# Help with wiring boss rt3 v plow



## phillie (Aug 24, 2010)

Hey guys, I started installing the wiring today for my new to me v plow. First off I have on 03 f250sd v10 lariat. Basically I have everything ran to where it needs to go just nothing connected yet. My questions are 1: I have 2 extra wires that dont show up in the wiring diagram from boss, one is red and has an inline fuse which Im guessing goes to the battery and the other is brown/black that I am guessing goes to a ground. Am I right? Keep in mind I already have one wire going to the battery for power, Should there be 2? The brown wire looks like it was cut off the solenoid, it is confusing because both wires are in a protective sleeve together and run the width of the truck . Question 2: The wire coming into the cab that goes to the fuse has an inline fuse also, how does that work? I tie in a wire with an inline fuse to a fuse? Question 3: The wiring diagram shows that the passenger side of the wiring harness that goes to the headlight should only have 1 plug, mine has 2 for both headlights. Thanks for the help.... If these issues have already been asked, I apologize but my searches were turning up nothing.


----------



## Tony350 (Feb 6, 2010)

I am a western guy mainly but have helped some friends install a few boss plows, just my thoughts. The two extra little wires may go to the solenoid. The red wire may need to have constat 12 volts so it may hook on to the solenoid were the big wire hooks on to the solenoid (basically the same thing as hooking it to the battery). Do brown wires seem to be ground wires if so this may also be ran to the solenoid because I know on westerns the solenoid doesn't have to screwed in to metal is is grounded with a wire. 
2 The wire in the cab with the inline fuse doesn't necessarily have to be tied in to the fuse box just needs to have 12 volt power when the key is on. If it is constant power when you shut the truck off and have the plow in float it will still power the valve to keep it in float so you will end up with a dead battery.
The fuse is there protect the controller.
3 Just a guess but is the wiring harness off of an xl superduty, they use different headlights than the xlt and above, at least in 05 and newer trucks. Had the wrong harness for my friends xl it was out of an xlt. 

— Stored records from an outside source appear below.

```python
class Generator(nn.Module):

    def __init__(self, in_channels, kernel_size, block=None, bc=16, leaky=False):
        super().__init__()
        if kernel_size != 3 or leaky:
            raise NotImplementedError("only the 3x3, ReLU generator the reference instantiates is built")
        self.kernel_size = kernel_size
        self.num = kernel_size * kernel_size - 1
        self.idx_ref = self.num // 2
        self.convd1 = ConvUnit(1, bc * 2, 3, bn=False)
        self.convd2 = ConvUnit(bc * 2, bc * 2, 3, bn=False)
        self.convf1 = ConvUnit(in_channels, bc * 2, 3, bn=False)
        self.convf2 = ConvUnit(bc * 2, bc * 2, 3, bn=False)
        self.conv = ConvUnit(bc * 4, bc * 4, 3, bn=False)
        self.block = ResUnit(bc * 4, bc * 4)
        self.conv_weight = nn.Sequential(nn.Conv2d(bc * 4, kernel_size**2, 1))
        self.conv_offset = ConvUnit(bc * 4, 2 * self.num, 1, bn=False, relu=False)

    def features(self, dem, context):
        B, H, W = context.shape[:3]
        nd, nc = self.convd2.conv[0].out_channels, self.convf2.conv[0].out_channels
        buf = E.SliceBuffer(B, H, W, nd + nc, context.dtype, context.device)
        d = self.convd2(self.convd1(dem), dest=(buf, 0))
        f = self.convf2(self.convf1(context), dest=(buf, nd))
        return self.block(self.conv(buf.join((d, f))))

    def heads(self, feature):
        cw, co = self.conv_weight[0], self.conv_offset.conv[0]
        nw, no = cw.weight.shape[0], co.weight.shape[0]
        pad = (-(nw + no)) % 8
        w_all = torch.cat((cw.weight, co.weight, cw.weight.new_zeros((pad,) + tuple(cw.weight.shape[1:]))), 0)
        b_all = torch.cat((cw.bias, co.bias, cw.bias.new_zeros(pad)))
        y = E.conv2d(feature, w_all, b_all)
        return E.sigmoid(y[..., :nw]), y[..., nw:nw + no]

    def head(self, feature):
        cw, co = self.conv_weight[0], self.conv_offset.conv[0]
        w_all, b_all = ops.merge_heads(cw.weight, cw.bias, co.weight, co.bias)
        return E.conv2d(feature, w_all, b_all)

    def forward(self, dem, context):
        weight, off16 = self.heads(self.features(E.from_nchw(dem), E.from_nchw(context)))
        weight, off16 = E.to_nchw_f32(weight), E.to_nchw_f32(off16)
        B, _, H, W = off16.shape
        zero = torch.zeros(B, 2, H, W, dtype=off16.dtype, device=off16.device)
        i = 2 * self.idx_ref
        offset = torch.cat((off16[:, :i], zero, off16[:, i:]), 1)
        return weight.contiguous(), offset.contiguous()


class PostProcessor(nn.Module):

    def __init__(self, kernel_size=3, residual=True, scale=1.0):
        super().__init__()
        if kernel_size != 3 or not residual:
            raise NotImplementedError("only kernel_size=3, residual=True (what JSPSR/LRRU/EDSR use) is built")
        self.residual = residual
        self.w = nn.Parameter(torch.ones((1, 1, kernel_size, kernel_size)))
# ... 14 lines not shown
```

Baseline: 35.93 Mpixel/s.

## Fuse ReLU backward mask into consumer conv dgrad epilogue via gated outputs

Adds a GATE template variant to the implicit-GEMM and patch conv kernels that zeroes dgrad outputs where the forward input activation (the producer's ReLU output) is non-positive. A ReluLink object lets the consuming conv or ResUnit tell the producing bias+ReLU conv that its incoming gradient is already masked, so the producer skips its separate act_backward ReLU pass and only reduces dbias. This removes a full read/write of gradient tensors for the stem and generator convs, at the cost of an extra gate read in the dgrad epilogue and more kernel instantiations.

```diff
diff --git a/include/jspsr_hip.h b/include/jspsr_hip.h
--- a/include/jspsr_hip.h
+++ b/include/jspsr_hip.h
@@ -127,6 +127,12 @@
                        int Cin, int in_cstride, int in_coff, int KH, int KW, int stride, int pad,
                        int relu, const void* addend, int add_cstride, const float* scale,
                        const void* red_x, int red_cstride, const float* red_par, float* red_out, jspsr_stream_t stream);
+int jspsr_conv2d_dgrad_gated(int dtype, const void* gout, const void* wpack_t, const float* bias, void* gin,
+                             int B, int OH, int OW, int Cg, int g_cstride, int g_coff, int IH, int IW,
+                             int Cin, int in_cstride, int in_coff, int KH, int KW, int stride, int pad,
+                             int relu, const void* addend, int add_cstride, const float* scale,
+                             const void* red_x, int red_cstride, const float* red_par, float* red_out,
+                             const void* gate, int gate_cstride, jspsr_stream_t stream);
 
 size_t jspsr_conv2d_wgrad_workspace_bytes(int dtype, int B, int OH, int OW, int Cg, int Cx, int KH, int KW);
 int jspsr_conv2d_wgrad_x_affine_ok(int dtype, int B, int OH, int OW, int Cg, int Cx, int KH, int KW, int stride, int pad);
diff --git a/jspsr_amd/JSPSR.py b/jspsr_amd/JSPSR.py
--- a/jspsr_amd/JSPSR.py
+++ b/jspsr_amd/JSPSR.py
@@ -149,11 +149,12 @@
 
     def _forward(self, dem, img, aux):
         dem_a = E.from_nchw(dem)
-        feats = {"dem": self.conv_dem(dem_a)}
+        stem_links = {"dem": ops.ReluLink(), "aux": ops.ReluLink()}
+        feats = {"dem": self.conv_dem(dem_a, relu_link=stem_links["dem"])}
         if img is not None:
             feats["img"] = self.conv_img(E.from_nchw(img))
         if aux is not None:
-            feats["aux"] = self.conv_aux(E.from_nchw(aux))
+            feats["aux"] = self.conv_aux(E.from_nchw(aux), relu_link=stem_links["aux"])
         order = [b for b in self._branches if b in feats]
         if len(order) < 2:
             raise NotImplementedError
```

Hope this helps these are just a few thoughts not concrete facts. Maybe these ideas will help you find your problems. Best of luck.


----------



## B&B (Nov 4, 2006)

Sounds like this is a used install. How many relays are in the relay pack? Four or five?


----------



## phillie (Aug 24, 2010)

It is a used install and it has 4 relays. That does help Tony, I think they put that red with the inline fuse straight to the battery and used the brown for the ground from the solenoid. I am still confuse as to why I would run an inline fuse to/from a fused connection. Does it matter if I connect it coming into the fuse from the battery or from the fuse to the component it was originally powering? As soon as Im done watching my colts, Im gonna get back out there and finish her up hopefully.:whistling:


----------



## B&B (Nov 4, 2006)

This should be the correct manual then. Pay special attention to the diagrams on pg 10, 11 and 16.


----------



## phillie (Aug 24, 2010)

Well that diagram helped me alot more than the one I was using. Thank You.. Unfortunately, I finished and now my ABS light is on. Now I have to figure out why that is on... Any thoughts?


----------



## B&B (Nov 4, 2006)

If it wasn't on previously then the only real cause would come from where you connected your keyed ignition wire from the plow harness. You'll want to move that to a different location. Try again...


----------



## phillie (Aug 24, 2010)

Well hells bells, Back to the ol drawing board... Everything works except for that light is on. Thanks for the help!


----------



## phillie (Aug 24, 2010)

So I have the keyed ignition wire tied into a wire behind the fuse box. Do you think I should try another wire in the same plug or a wire in a different plug? Or do you think it matters?


----------



## B&B (Nov 4, 2006)

Never ever do that unless you know exactly what you're tying into. It's a good way to cause issues. 

Instead, purchase an add-a-circuit and install it into a fuse port in the panel that is only hot with the ignition on and has an existing fuse of at least 15amp. Google add-a-circuit and you'll know what you're looking for when heading to the parts store.


----------



## phillie (Aug 24, 2010)

Thanks, I looked it up. I went to 3 different auto parts store but the only add a circuits they had held 10 amp fuses. On the way to the first place the ABS light went off but I would still like to change it so I know I am in the right wire.


----------



## B&B (Nov 4, 2006)

B&B;1334897 said:


> Instead, purchase an add-a-circuit and install it into a fuse port in the panel that is only hot with the ignition on and has an existing fuse of at least 15amp.





phillie;1335363 said:


> I went to 3 different auto parts store but the only add a circuits they had held 10 amp fuses.


Re-read it. You want it in a port that already uses an EXISTING fuse of 15amp. This tells you the circuit is adequate enough for the couple extra amp load the plow controls will be placing on it. Doesn't matter what fuses the add-a-circuit comes with. In fact they all come with 10amp fuses.


----------



## phillie (Aug 24, 2010)

Haha, doh! I just figured that the 10a was all the add a circuit could handle.. OK, so I take the 15a out of its spot and put it into the new port, and add the 10 amp fuse to the other side of it or is the 15a the only fuse needed?


----------



## B&B (Nov 4, 2006)

phillie;1335759 said:


> Haha, doh! I just figured that the 10a was all the add a circuit could handle.. OK, so I take the 15a out of its spot and put it into the new port, and add the 10 amp fuse to the other side of it?


Correct. Whatever fuse you pull will go in the primary circuit of the add-a-circuit. And the newly added aux circuit for the plow harness gets the 10amp. That's how it works. :salute:


----------



## phillie (Aug 24, 2010)

Thanks for the help, I've got her all done. That was pretty helpful, I appreciate it.


----------



## B&B (Nov 4, 2006)

Congrats on the success and you're welcome. :salute:


----------